We now better understand how decisions are made and actions taken in New York and Washington, D.C., in Kabul or in Abu Ghraib, and how they directly affect each and every one of us, from a gallon of gas, to new security restrictions at our airports, to our sons, daughters, wives and husbands bravely fighting in the war in Iraq.

What has become abundantly clear is that a reinvigorated national discourse, one that allows us to more rationally consider what we must do next, is absolutely essential. And this can only happen if government, the news media and the citizenry all insist that we communicate with each other in a different fashion.

In September of 1936, at the height of that year's presidential campaign, a book was published titled America at the Crossroads. It provided a useful compendium of Alf Landon's thoughts and proposals, and its first chapter was titled The New Frontier. Catchy phrase, don't you think?

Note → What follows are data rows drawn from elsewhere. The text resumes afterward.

template <int CR>
struct LutLayout {
  static constexpr int kHoleEntries = 1 << (CR + 1), kWellsEntries = 1 << CR;
  static constexpr int kHoleA = 0, kHoleU = kHoleEntries, kWellsS = 2 * kHoleEntries;
  static constexpr int kWellsLead = kWellsS + kWellsEntries, kWellsTrail = kWellsLead + kWellsEntries;
  static constexpr int kSelPair = kWellsTrail + kWellsEntries, kSelNib = kSelPair + 256 * 8;
  static constexpr int kByteTablesEnd = kSelNib + 16 * 4;
  static constexpr int kPackHole = kByteTablesEnd, kPackWells = kPackHole + 2 * kHoleEntries;
  static constexpr int kBytes = CR == 10 ? kPackWells + 4 * kWellsEntries : kByteTablesEnd;
};
template <typename W, int C, int NCH, int CR, bool PACKW = false>
TET_HD constexpr bool features_packed() { return sizeof(W) == 4 && C <= 10 && NCH == 2 && CR == 10 && !PACKW; }
constexpr int kFeatureLutBytes = LutLayout<12>::kBytes;
constexpr int kFeatureLut10Bytes = LutLayout<10>::kBytes;
struct AfterLut {
  static constexpr int kHoleA = LutLayout<12>::kHoleA, kHoleU = LutLayout<12>::kHoleU;
  static constexpr int kWellsPack = 2 * LutLayout<12>::kHoleEntries;
  static constexpr int kSelPair = kWellsPack + 4 * LutLayout<12>::kWellsEntries, kSelNib = kSelPair + 256 * 8;
  static constexpr int kBytes = kSelNib + 16 * 4;
};
constexpr int kAfterLutBytes = AfterLut::kBytes;

TET_HD uint32_t spread2(uint32_t x) {
  x = (x | (x << 8)) & 0x00FF00FFu;
  x = (x | (x << 4)) & 0x0F0F0F0Fu;
  x = (x | (x << 2)) & 0x33333333u;
  x = (x | (x << 1)) & 0x55555555u;
  return x;
}

template <int C>
TET_HD uint32_t mask_field(uint64_t mask, int k) { return (uint32_t)(mask >> (kFieldStride * k)) & ((1u << C) - 1u); }

template <int C>
TET_HD void slot_of_action_lut(uint64_t mask, int k, const uint8_t* sel_pair, int& kk, int& c) {
  static_assert(C <= 12, "three 4-column groups per 12-bit field");
  constexpr uint32_t kLoopBits = (1u << (2 * kFieldStride)) - 1u;
  const uint32_t w0 = (uint32_t)mask & kLoopBits, w1 = (uint32_t)(mask >> (2 * kFieldStride)) & kLoopBits;
  const int n0 = popc(w0);
  const bool second = k >= n0;
  const uint32_t w = second ? w1 : w0;
  int kr = second ? k - n0 : k;
  constexpr uint32_t kG0 = 0xFu | (0xFu << kFieldStride);
  const int c0 = popc(w & kG0), c1 = c0 + popc(w & (kG0 << 4));
  const int grp = (C > 4 ? (kr >= c0) : 0) + (C > 8 ? (kr >= c1) : 0);
  kr -= grp == 0 ? 0 : (grp == 1 ? c0 : c1);
  const uint32_t t = w >> (4 * grp);
  const uint32_t idx = (t & 15u) | (((t >> kFieldStride) & 15u) << 4);
  const uint32_t r = sel_pair[idx * 8u + (uint32_t)kr];
  c = 4 * grp + (int)(r & 3u);
  kk = (second ? 2 : 0) + (int)(r >> 2);
}
template <int C>
TET_HD void slot_of_action(uint64_t mask, int k, int& kk, int& c) {
  const uint32_t f0 = mask_field<C>(mask, 0), f1 = mask_field<C>(mask, 1);
  const uint32_t f2 = mask_field<C>(mask, 2), f3 = mask_field<C>(mask, 3);
  const int n0 = popc(f0) + popc(f1);
  const bool second = k >= n0;
  const uint32_t z = spread2(second ? f2 : f0) | (spread2(second ? f3 : f1) << 1);
  const int pos = select_bit32(z, second ? k - n0 : k);
  c = pos >> 1;
  kk = (second ? 2 : 0) + (pos & 1);
}
template <int C>
TET_HD int row_of_slot(uint64_t mask, int kk, int c) {
  const int L = kk >> 1;
  const uint32_t fa = mask_field<C>(mask, 2 * L), fb = mask_field<C>(mask, 2 * L + 1);
  const uint32_t below = (1u << c) - 1u;
  int row = popc(fa & below) + popc(fb & below) + ((kk & 1) ? (int)((fa >> c) & 1u) : 0);
  if (L) row += popc(mask_field<C>(mask, 0)) + popc(mask_field<C>(mask, 1));
  return row;
}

The Republican presidential candidate said this: "We are aware that we must make our own joint contributions to the solutions of the problems of our times. Each generation in turn has its own problems to solve for posterity. No age has escaped this inspiring responsibility. If such there were, then that would be an age of stagnation."

Alf Landon would have understood the moral and communication imperatives of this era as well as anyone, and he would have urged us all to become a little less fractious, a little less partisan, make a concerted effort to speak in a civil tongue, consider what is in everyone's best interest, and then to move forward. And that's excellent advice and I hope we have the wisdom to take it.